** GIVEN RECORDS follows **

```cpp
template <int NT>
__global__ __launch_bounds__(NT) __attribute__((amdgpu_waves_per_eu(8, 8)))
void k_fast_score(const uint8_t* __restrict__ pyr, int pyrBytes, LevelGeom L, int minTh,
                  uint32_t* __restrict__ cells, int* __restrict__ cellCount, int totalCells, int cellCap)
{
    constexpr int FT_H = NT / 8, FT_EH = FT_H - 2, FT_INH = FT_H + 6;
    __shared__ uint32_t tile[FT_INH * FT_INW];
    __shared__ unsigned short s_cand[FT_W * FT_H];
    unsigned short* const s_list = s_cand;
    __shared__ uint8_t s_score[FT_H * FT_W];
    __shared__ int s_nc, s_n;
    const int img = blockIdx.z;
    const int x0 = kMinBorder - 4 + blockIdx.x * FT_EW, y0 = kMinBorder + 2 + blockIdx.y * FT_EH;
    const int xBeg = kMinBorder + 3, yBeg = kMinBorder + 3, xEnd = L.maxBorderX - 3, yEnd = L.maxBorderY - 3;
    const uint8_t* src = pyr + (size_t)img * pyrBytes + L.offset;
    {
        constexpr int NLD = (FT_INH * FT_INW + NT - 1) / NT;
        uint32_t tv[NLD];
#pragma unroll
        for (int k = 0; k < NLD; ++k) {
            const int i = threadIdx.x + k * NT;
            const int r = i / FT_INW, j = i - r * FT_INW;
            const int gy = min(y0 - 3 + r, L.h - 1);
            const int xw = min(x0 - 4 + 4 * j, L.pitch - 4);
            tv[k] = i < FT_INH * FT_INW ? *reinterpret_cast<const uint32_t*>(src + (size_t)gy * L.pitch + xw) : 0u;
        }
#pragma unroll
        for (int k = 0; k < NLD; ++k) { const int i = threadIdx.x + k * NT; if (i < FT_INH * FT_INW) tile[i] = tv[k]; }
    }
    reinterpret_cast<uint4*>(s_score)[threadIdx.x] = make_uint4(0u, 0u, 0u, 0u);
    if (threadIdx.x == 0) { s_nc = 0; s_n = 0; }
    __syncthreads();
    const int q = threadIdx.x & 31, ry0 = (threadIdx.x >> 5) * 4;
    uint32_t w[10][3];
#pragma unroll
    for (int r = 0; r < 10; ++r)
#pragma unroll
        for (int k = 0; k < 3; ++k) w[r][k] = tile[(ry0 + r) * FT_INW + q + k];
    uint32_t hE[10], hO[10];
#pragma unroll
    for (int r = 0; r < 10; ++r) {
        hE[r] = __builtin_amdgcn_perm(w[r][1], w[r][1], 0x0c020c00u);
        hO[r] = __builtin_amdgcn_perm(w[r][1], w[r][1], 0x0c030c01u);
    }
    const uint32_t K = 0x02000200u - (uint32_t)(minTh + 1) * 0x00010001u, C9 = 0x02000200u;
    uint32_t acc = 0;
#pragma unroll
    for (int rr = 0; rr < 4; ++rr) {
        const int c = rr + 3;
        const uint32_t eE = __builtin_amdgcn_perm(w[c][2], w[c][1], 0x0c050c03u), eO = __builtin_amdgcn_perm(w[c][2], w[c][1], 0x0c060c04u);
        const uint32_t wE = __builtin_amdgcn_perm(w[c][1], w[c][0], 0x0c030c01u), wO = __builtin_amdgcn_perm(w[c][1], w[c][0], 0x0c040c02u);
        uint32_t ps[2];
#pragma unroll
        for (int h = 0; h < 2; ++h) {
            const uint32_t V = h ? hO[c] : hE[c], N8 = h ? hO[c - 3] : hE[c - 3], N0 = h ? hO[c + 3] : hE[c + 3], N4 = h ? eO : eE, N12 = h ? wO : wE;
            const uint32_t Bb = K - V, Bd = V + K;
            const uint32_t br = ((N0 + Bb) | (N8 + Bb)) & ((N4 + Bb) | (N12 + Bb));
            const uint32_t dk = ((Bd - N0) | (Bd - N8)) & ((Bd - N4) | (Bd - N12));
            ps[h] = br | dk;
        }
        acc = (acc >> 2) | (ps[0] & C9) | ((ps[1] << 1) & (C9 << 1));
    }
    acc >>= 3;
    {
        uint32_t cols = 0, bm = 0;
#pragma unroll
        for (int p = 0; p < 4; ++p) { const int gx = x0 + 4 * q + p; if (gx >= xBeg && gx < xEnd) cols |= 1u << ((p & 1) + 16 * (p >> 1)); }
#pragma unroll
        for (int rr = 0; rr < 4; ++rr) { const int gy = y0 + ry0 + rr; if (gy >= yBeg && gy < yEnd) bm |= cols << (2 * rr); }
        acc &= bm;
    }
    if (acc) {
        int pos = atomicAdd(&s_nc, __popc(acc));
        while (acc) {
            const int b = __builtin_ctz(acc);
            acc &= acc - 1u;
            const int rr = (b & 15) >> 1, p = (b & 1) + 2 * (b >> 4);
            s_cand[pos++] = (unsigned short)((ry0 + rr) * FT_W + 4 * q + p);
        }
    }
    __syncthreads();
    const uint8_t* tb = reinterpret_cast<const uint8_t*>(tile);
    constexpr int P = FT_INW * 4;
    typedef short s2v __attribute__((ext_vector_type(2)));
    const int nCand = s_nc;
    for (int i0 = 0; i0 < nCand; i0 += NT) {
        const int i = i0 + threadIdx.x;
        int sc = 0, id = 0;
        if (i < nCand) {
            id = s_cand[i];
            const int ty = id / FT_W, tx = id - ty * FT_W;
            const uint8_t* c = tb + (ty + 3) * P + tx + 4;
            const int v = c[0];
            int ring[16];
            ring[0] = c[3 * P];   ring[1] = c[3 * P + 1];   ring[2] = c[2 * P + 2];   ring[3] = c[P + 3];
            ring[4] = c[3];       ring[5] = c[-P + 3];      ring[6] = c[-2 * P + 2];  ring[7] = c[-3 * P + 1];
            ring[8] = c[-3 * P];  ring[9] = c[-3 * P - 1];  ring[10] = c[-2 * P - 2]; ring[11] = c[-P - 3];
            ring[12] = c[-3];     ring[13] = c[P - 3];      ring[14] = c[2 * P - 2];  ring[15] = c[3 * P - 1];
            const s2v vv = {(short)v, (short)v};
            s2v R[8], a[8], b[8];
#pragma unroll
            for (int k = 0; k < 8; ++k) {
                const s2v rr = {(short)ring[k], (short)ring[k + 8]};
                R[k] = vv - rr;
            }
            auto sw = [](s2v x) -> s2v { return __builtin_shufflevector(x, x, 1, 0); };
            s2v bestD = {(short)-1000, (short)-1000};
#pragma unroll
            for (int k = 0; k < 8; ++k) a[k] = __builtin_elementwise_min(R[k], k < 7 ? R[k + 1] : sw(R[0]));
#pragma unroll
            for (int k = 0; k < 8; ++k) b[k] = __builtin_elementwise_min(a[k], k < 6 ? a[k + 2] : sw(a[k - 6]));
#pragma unroll
            for (int k = 0; k < 8; ++k) a[k] = __builtin_elementwise_min(b[k], k < 4 ? b[k + 4] : sw(b[k - 4]));
            const s2v a0s = sw(a[0]);
#pragma unroll
            for (int k = 0; k < 8; ++k) bestD = __builtin_elementwise_max(bestD, __builtin_elementwise_min(R[k], k < 7 ? a[k + 1] : a0s));
            s2v bestB = {(short)1000, (short)1000};
#pragma unroll
            for (int k = 0; k < 8; ++k) a[k] = __builtin_elementwise_max(R[k], k < 7 ? R[k + 1] : sw(R[0]));
#pragma unroll
            for (int k = 0; k < 8; ++k) b[k] = __builtin_elementwise_max(a[k], k < 6 ? a[k + 2] : sw(a[k - 6]));
#pragma unroll
            for (int k = 0; k < 8; ++k) a[k] = __builtin_elementwise_max(b[k], k < 4 ? b[k + 4] : sw(b[k - 4]));
            const s2v a0b = sw(a[0]);
#pragma unroll
            for (int k = 0; k < 8; ++k) bestB = __builtin_elementwise_min(bestB, __builtin_elementwise_max(R[k], k < 7 ? a[k + 1] : a0b));
            const s2v best = __builtin_elementwise_max(bestD, -bestB);
            sc = max((int)best.x, (int)best.y) - 1;
        }
        __syncthreads();
        if (sc >= minTh) {
            s_score[id] = (uint8_t)sc;
            s_list[atomicAdd(&s_n, 1)] = (unsigned short)id;
        }
    }
    __syncthreads();
    const int nC = s_n;
    for (int i = threadIdx.x; i < nC; i += NT) {
        const int id = s_list[i], ty = id / FT_W, tx = id - ty * FT_W;
        if (tx < 2 || tx >= 2 + FT_EW || ty < 1 || ty >= 1 + FT_EH) continue;
        const int cur = s_score[id];
        if (cur == 0) continue;
        const int gx = x0 + tx, gy = y0 + ty;
        const int cj = L.wCellM ? (int)(((uint32_t)(gx - xBeg) * L.wCellM) >> 20) : (gx - xBeg) / L.wCell;
        const int ci = L.hCellM ? (int)(((uint32_t)(gy - yBeg) * L.hCellM) >> 20) : (gy - yBeg) / L.hCell;
        const int lx = (gx - xBeg) - cj * L.wCell, ly = (gy - yBeg) - ci * L.hCell;
        const bool xl = lx > 0, xr = lx < L.wCell - 1 && gx + 1 < xEnd, yu = ly > 0, yd = ly < L.hCell - 1 && gy + 1 < yEnd;
        const uint8_t* sp = s_score + id;
        int nb = 0;
        if (yu) { nb = max(nb, (int)sp[-FT_W]); if (xl) nb = max(nb, (int)sp[-FT_W - 1]); if (xr) nb = max(nb, (int)sp[-FT_W + 1]); }
        if (yd) { nb = max(nb, (int)sp[FT_W]); if (xl) nb = max(nb, (int)sp[FT_W - 1]); if (xr) nb = max(nb, (int)sp[FT_W + 1]); }
        if (xl) nb = max(nb, (int)sp[-1]);
        if (xr) nb = max(nb, (int)sp[1]);
        if (cur > nb) {
            const int cell = L.cellBase + ci * L.nCols + cj;
            const int pos = atomicAdd(&cellCount[(size_t)img * totalCells + cell], 1);
            if (pos < cellCap)
                cells[((size_t)img * totalCells + cell) * cellCap + pos] =
                    ((uint32_t)(gy - kMinBorder) << 20) | ((uint32_t)(gx - kMinBorder) << 8) | (uint32_t)cur;
        }
    }
}

constexpr int CS_MAX = 1024;
__global__ __launch_bounds__(64) void k_cells_sort(const OrbGeom* __restrict__ gp, uint32_t* __restrict__ cells, int* __restrict__ cellCount)
{
    __shared__ uint32_t s_k[CS_MAX];
    const OrbGeom& g = *gp;
    const int img = blockIdx.y, cell = blockIdx.x, lane = threadIdx.x;
    int* cnt = cellCount + (size_t)img * g.totalCells + cell;
    const int n = min(*cnt, g.cellCap);
    if (n == 0) return;
    uint32_t* slot = cells + ((size_t)img * g.totalCells + cell) * g.cellCap;
    if (n <= 64) {
        uint32_t k = lane < n ? slot[lane] : 0xffffffffu;
// ... 97 lines not shown
```

Baseline: 15140.

## Shrink FAST candidate queue, scan score tile for NMS, use perm-based border blur loads

The FAST scoring kernel now uses a fixed 1024-entry candidate queue that is refilled in chunks instead of a full tile-sized list, and drops the second atomic survivor list. Non-max suppression now scans the score tile directly with per-thread 16-byte nonzero bitmasks. This cuts shared memory use and atomic traffic but adds extra barriers when candidates overflow the queue. Separately, the 7-tap blur's border path replaces per-byte reflected loads with three word loads combined through byte-permute selectors, its block-row constant is halved, and a debug blur entry point is added.

New measurement: 15010. No clear change (-0.9%).

```diff
diff --git a/include/orbline.h b/include/orbline.h
--- a/include/orbline.h
+++ b/include/orbline.h
@@ -76,6 +76,7 @@
                         int32_t* d_counts, void* stream);
 int olf_orb_extract(olf_ctx* ctx, const uint8_t* images, int n_images, olf_keypoint* kps, uint8_t* desc, int32_t* counts);
 int olf_orb_pyramid_level(olf_ctx* ctx, int image, int level, int blurred, uint8_t* dst);
+int olf_debug_blur7(olf_ctx* ctx, const uint8_t* src, int w, int h, uint8_t* dst);
 int olf_orb_debug_candidates(olf_ctx* ctx, int image, int level, int32_t* xys, int cap, int32_t* count);
 int olf_debug_status(olf_ctx* ctx, int32_t* out64);
 int olf_debug_status_n(olf_ctx* ctx, int32_t* out, int n);
diff --git a/orb_line_slam_amd/_lib.py b/orb_line_slam_amd/_lib.py
--- a/orb_line_slam_amd/_lib.py
+++ b/orb_line_slam_amd/_lib.py
@@ -97,6 +97,7 @@
         L.olf_orb_extract_dev.argtypes = [C.c_void_p, C.c_void_p, C.c_int, C.c_void_p, C.c_void_p, C.c_void_p, C.c_void_p]
         L.olf_orb_extract.argtypes = [C.c_void_p, C.c_void_p, C.c_int, C.c_void_p, C.c_void_p, C.c_void_p]
         L.olf_orb_pyramid_level.argtypes = [C.c_void_p, C.c_int, C.c_int, C.c_int, C.c_void_p]
+        L.olf_debug_blur7.argtypes = [C.c_void_p, C.c_void_p, C.c_int, C.c_int, C.c_void_p]
         L.olf_orb_debug_candidates.argtypes = [C.c_void_p, C.c_int, C.c_int, C.c_void_p, C.c_int, C.c_void_p]
         L.olf_stereo_points_dev.argtypes = [C.c_void_p, C.c_int] + [C.c_void_p] * 6
         L.olf_stereo_points.argtypes = [C.c_void_p, C.c_void_p, C.c_int] + [C.c_void_p] * 5
diff --git a/orb_line_slam_amd/csrc/api.cpp b/orb_line_slam_amd/csrc/api.cpp
--- a/orb_line_slam_amd/csrc/api.cpp
+++ b/orb_line_slam_amd/csrc/api.cpp
@@ -511,6 +511,21 @@
     return OLF_OK;
 }
 
+int olf_debug_blur7(olf_ctx* c, const uint8_t* src, int w, int h, uint8_t* dst)
+{
+    if (!c || !src || !dst || w < 8 || h < 8 || w > 16384 || h > 16384) { set_error("olf_debug_blur7: bad argument"); return OLF_ERR_INVALID; }
+    OLF_TRY(check_device(c, "olf_debug_blur7"));
+    const size_t pitch = ((size_t)w + 63) & ~(size_t)63, inBytes = ((size_t)w * h + 63) & ~(size_t)63;
+    void* st = nullptr;
+    OLF_TRY(scratch_get(c, 1, inBytes + pitch * h, &st));
+    uint8_t* dS = (uint8_t*)st; uint8_t* dD = dS + inBytes;
+    OLF_HIP_CHECK(hipMemcpyAsync(dS, src, (size_t)w * h, hipMemcpyHostToDevice, c->stream));
+    OLF_TRY(launch_sep7(dS, (size_t)w * h, w, dD, pitch * h, (int)pitch, w, h, c->orb.geom.blurTaps, 1, c->stream));
+    OLF_HIP_CHECK(hipMemcpy2DAsync(dst, w, dD, pitch, w, h, hipMemcpyDeviceToHost, c->stream));
+    OLF_HIP_CHECK(hipStreamSynchronize(c->stream));
+    return OLF_OK;
+}
+
 int olf_debug_status(olf_ctx* c, int32_t* out64)
 {
     if (!c || !out64) return OLF_ERR_INVALID;
diff --git a/orb_line_slam_amd/csrc/filters.hip b/orb_line_slam_amd/csrc/filters.hip
--- a/orb_line_slam_amd/csrc/filters.hip
+++ b/orb_line_slam_amd/csrc/filters.hip
@@ -103,7 +103,7 @@
 }
 
 constexpr int SS_ROWS = 16;
-constexpr int SS_BROWS = 8;
+constexpr int SS_BROWS = 4;
 
 __device__ __forceinline__ int ss_reflect(int p, int n) { p = p < 0 ? -p : p; return p >= n ? 2 * (n - 1) - p : p; }
 
@@ -128,22 +128,29 @@
         __builtin_memcpy(&va, &a, 4); __builtin_memcpy(&vb, &b, 4);
         return __builtin_amdgcn_udot2(va, vb, c, false);
     };
+    int a0 = 0, b0 = 0, c0 = 0;
+    uint32_t selAB[3] = {0u, 0u, 0u}, selC[3] = {0u, 0u, 0u};
+    if (BORDER) {
+        a0 = max(x0 - 4, 0); b0 = min(x0, W - 4); c0 = min(x0 + 4, W - 4);
+#pragma unroll
+        for (int j = 0; j < 12; ++j) {
+            const int r = ss_reflect(min(x0 - 4 + j, W + 2), W);
+            const uint32_t ab = r < a0 + 4 ? (uint32_t)(r - a0) : r < c0 ? (uint32_t)(4 + r - b0) : 0x0cu;
+            const uint32_t cc = (r < a0 + 4 || r < c0) ? 0x0cu : (uint32_t)(r - c0);
+            selAB[j >> 2] |= ab << (8 * (j & 3));
+            selC[j >> 2] |= cc << (8 * (j & 3));
+        }
+    }
     struct Raw { uint32_t w[3]; };
     auto load_row = [&](int y) -> Raw {
         Raw r;
         const uint8_t* row = s + (size_t)ss_reflect(min(y, H + 2), H) * srcPitch;
         if (!BORDER) __builtin_memcpy(r.w, row, 12);
         else {
-#pragma unroll
-            for (int k = 0; k < 3; ++k) {
-                uint32_t v = 0;
-#pragma unroll
-                for (int b = 0; b < 4; ++b) {
-                    const int x = x0 - 4 + 4 * k + b;
-                    v |= (uint32_t)row[ss_reflect(min(x, W + 2), W) - (x0 - 4)] << (8 * b);
-                }
-                r.w[k] = v;
-            }
+            uint32_t A, B, C;
+            __builtin_memcpy(&A, row + (a0 - (x0 - 4)), 4); __builtin_memcpy(&B, row + (b0 - (x0 - 4)), 4); __builtin_memcpy(&C, row + (c0 - (x0 - 4)), 4);
+#pragma unroll
+            for (int k = 0; k < 3; ++k) r.w[k] = __builtin_amdgcn_perm(B, A, selAB[k]) | __builtin_amdgcn_perm(C, C, selC[k]);
         }
         return r;
     };
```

** End of GIVEN RECORDS **

* [GOAL OF THE EXERCISE]: Find every line in the records that contains the word "hCell"; copy those lines.

* [RESULT OF THIS EXERCISE]:
        const int ci = L.hCellM ? (int)(((uint32_t)(gy - yBeg) * L.hCellM) >> 20) : (gy - yBeg) / L.hCell;
        const int lx = (gx - xBeg) - cj * L.wCell, ly = (gy - yBeg) - ci * L.hCell;
        const bool xl = lx > 0, xr = lx < L.wCell - 1 && gx + 1 < xEnd, yu = ly > 0, yd = ly < L.hCell - 1 && gy + 1 < yEnd;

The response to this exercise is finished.